I haven’t written since January. I’ve spent my time, instead, on family missions. I’ve been sleeping in hotels and guest bedrooms, living for weeks in exactly two pairs of jeans, six t-shirts, one bra (I wasn’t thinking), bedroom slippers passing for shoes, and a big blue cardigan/invisibility cloak. I built makeshift nests in airports, nursing homes, hospital rooms; and feathered them with cell phone, laptop, kindle, extension cord, chargers, journal, kleenex, water, coffee, nonfat yogurt, pretzels with hummus, wint-o-green lifesavers, bubblegum.
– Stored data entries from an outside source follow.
template <int KC>
__device__ __forceinline__ float4 grad_from_1x1(const float4 (&gs)[KC / 4], const float4 (&w)[KC]) {
    float4 g = make_float4(0.f, 0.f, 0.f, 0.f);
#pragma unroll
    for (int q = 0; q < KC / 4; ++q) {
        const float e[4] = {gs[q].x, gs[q].y, gs[q].z, gs[q].w};
#pragma unroll
        for (int i = 0; i < 4; ++i) {
            const float4 wk = w[q * 4 + i];
            g.x = __builtin_fmaf(e[i], wk.x, g.x); g.y = __builtin_fmaf(e[i], wk.y, g.y);
            g.z = __builtin_fmaf(e[i], wk.z, g.z); g.w = __builtin_fmaf(e[i], wk.w, g.w);
        }
    }
    return g;
}

template <int KC>
__global__ void __launch_bounds__(256) bn_bwd_1x1_reduce_kernel(const float* __restrict__ gs, const float* __restrict__ w,
                                                                const float* __restrict__ x, const float* __restrict__ gamma,
                                                                const float* __restrict__ beta, const double* __restrict__ stats, BnGeom g,
                                                                float eps, int relu, double* __restrict__ part) {
    __shared__ double sm[256 * 8];
    const int cq = threadIdx.x % g.LPR, r0 = threadIdx.x / g.LPR;
    const int grp = blockIdx.y, chunk = blockIdx.x;
    const int rbeg = chunk * g.rows_per_chunk, rend = min(g.rows, rbeg + g.rows_per_chunk);
    float4 wr[KC];
#pragma unroll
    for (int k = 0; k < KC; ++k) wr[k] = *reinterpret_cast<const float4*>(w + (size_t)k * g.C + cq * 4);
    float mean[4], invstd[4], sc[4], sh[4];
#pragma unroll
    for (int i = 0; i < 4; ++i)
        bn_coeffs(stats, gamma, beta, nullptr, nullptr, 0, g.groups, grp, g.C, cq * 4 + i, eps, (double)g.rows, mean[i], invstd[i], sc[i], sh[i], g.det);
    const size_t rbase = (size_t)grp * g.rows;
    double v[8] = {0, 0, 0, 0, 0, 0, 0, 0};
    for (int r = rbeg + r0; r < rend; r += 2 * g.RPP) {
        float4 a[2], q[2][KC / 4];
#pragma unroll
        for (int u = 0; u < 2; ++u) {
            const int rr = r + u * g.RPP;
            const size_t row = rbase + (size_t)(rr < rend ? rr : rbeg);
            a[u] = *reinterpret_cast<const float4*>(x + row * g.C + cq * 4);
#pragma unroll
            for (int j = 0; j < KC / 4; ++j) q[u][j] = *reinterpret_cast<const float4*>(gs + row * KC + j * 4);
        }
#pragma unroll
        for (int u = 0; u < 2; ++u) {
            if (r + u * g.RPP >= rend) break;
            float4 d = grad_from_1x1<KC>(q[u], wr);
            const float4 av = a[u];
            if (relu) {
                if (!(av.x * sc[0] + sh[0] > 0.f)) d.x = 0.f;
                if (!(av.y * sc[1] + sh[1] > 0.f)) d.y = 0.f;
                if (!(av.z * sc[2] + sh[2] > 0.f)) d.z = 0.f;
                if (!(av.w * sc[3] + sh[3] > 0.f)) d.w = 0.f;
            }
            v[0] += d.x; v[1] += d.y; v[2] += d.z; v[3] += d.w;
            v[4] += (double)(d.x * ((av.x - mean[0]) * invstd[0]));
            v[5] += (double)(d.y * ((av.y - mean[1]) * invstd[1]));
            v[6] += (double)(d.z * ((av.z - mean[2]) * invstd[2]));
            v[7] += (double)(d.w * ((av.w - mean[3]) * invstd[3]));
        }
    }
    reduce_rows<8>(v, g.LPR, g.RPP, sm);
    if ((int)threadIdx.x < g.LPR) {
        double* p = part + (((size_t)grp * g.nchunks + chunk) * g.C + cq * 4) * 2;
        for (int i = 0; i < 4; ++i) { p[i * 2] = v[i]; p[i * 2 + 1] = v[4 + i]; }
    }
}

template <int KC>
__global__ void __launch_bounds__(256) bn_bwd_1x1_apply_kernel(const float* __restrict__ gs, const float* __restrict__ w,
                                                               const float* __restrict__ x, const float* __restrict__ gamma,
                                                               const float* __restrict__ beta, const float4* __restrict__ coef,
                                                               float* __restrict__ gx, BnGeom g, int relu, unsigned* __restrict__ amax) {
    __shared__ float sm_amax[4];
    float vmax = 0.f;
    const int cq = threadIdx.x % g.LPR, r0 = threadIdx.x / g.LPR;
    const int grp = blockIdx.y;
    float4 wr[KC];
#pragma unroll
    for (int k = 0; k < KC; ++k) wr[k] = *reinterpret_cast<const float4*>(w + (size_t)k * g.C + cq * 4);
    float mean[4], invstd[4], sc[4], sh[4], k1[4], k2[4];
#pragma unroll
    for (int i = 0; i < 4; ++i) {
        const int c = cq * 4 + i;
        const float4 cf = coef[(size_t)grp * g.C + c];
        const float gm = gamma ? gamma[c] : 1.f, bt = beta ? beta[c] : 0.f;
        mean[i] = cf.x; invstd[i] = cf.y; k1[i] = cf.z; k2[i] = cf.w;
        sc[i] = gm * cf.y;
        sh[i] = bt - cf.x * sc[i];
    }
    const size_t rbase = (size_t)grp * g.rows;
    const int stride = gridDim.x * g.RPP;
    for (int r = blockIdx.x * g.RPP + r0; r < g.rows; r += 2 * stride) {
        float4 a[2], q[2][KC / 4];
#pragma unroll
        for (int u = 0; u < 2; ++u) {
            const int rr = r + u * stride;
            const size_t row = rbase + (size_t)(rr < g.rows ? rr : 0);
            a[u] = *reinterpret_cast<const float4*>(x + row * g.C + cq * 4);
#pragma unroll
            for (int j = 0; j < KC / 4; ++j) q[u][j] = *reinterpret_cast<const float4*>(gs + row * KC + j * 4);
        }
#pragma unroll
        for (int u = 0; u < 2; ++u) {
            const int rr = r + u * stride;
            if (rr >= g.rows) break;
            float4 d = grad_from_1x1<KC>(q[u], wr);
            const float4 av = a[u];
            if (relu) {
                if (!(av.x * sc[0] + sh[0] > 0.f)) d.x = 0.f;
                if (!(av.y * sc[1] + sh[1] > 0.f)) d.y = 0.f;
                if (!(av.z * sc[2] + sh[2] > 0.f)) d.z = 0.f;
                if (!(av.w * sc[3] + sh[3] > 0.f)) d.w = 0.f;
            }
            float4 o;
            o.x = sc[0] * (d.x - k1[0] - (av.x - mean[0]) * invstd[0] * k2[0]);
            o.y = sc[1] * (d.y - k1[1] - (av.y - mean[1]) * invstd[1] * k2[1]);
            o.z = sc[2] * (d.z - k1[2] - (av.z - mean[2]) * invstd[2] * k2[2]);
            o.w = sc[3] * (d.w - k1[3] - (av.w - mean[3]) * invstd[3] * k2[3]);
            *reinterpret_cast<float4*>(gx + (rbase + (size_t)rr) * g.C + cq * 4) = o;
            vmax = fmaxf(fmaxf(vmax, fmaxf(fabsf(o.x), fabsf(o.y))), fmaxf(fabsf(o.z), fabsf(o.w)));
        }
    }
    if (amax) bh_amax_commit(amax, vmax, blockIdx.x + blockIdx.y * 7u, sm_amax);
}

I came to know the most comfortable chairs, the quietest alcoves, the most convenient electrical outlets, the closest bathrooms. (I also learned to hold out between bathroom visits, because they entailed the complete disassembly of my nests, every time. Even as it was, five or six times every day I found myself rewinding my extension cord, re-stowing my cell phone, laptop, kindle, etc., into my Mary Poppins carpetbag and hauling it with me thither and yon. For otherwise, who knew? My whole life might get hauled away by mistake.)

I’m back now, pulled home again by love and gravity. Like Chris Hadfield (who was the first Canadian in outer space, I’ll have you know), I feel a sudden new weight in my lips and tongue. I hope you’ll forgive me, for a while, as I re-learn to talk.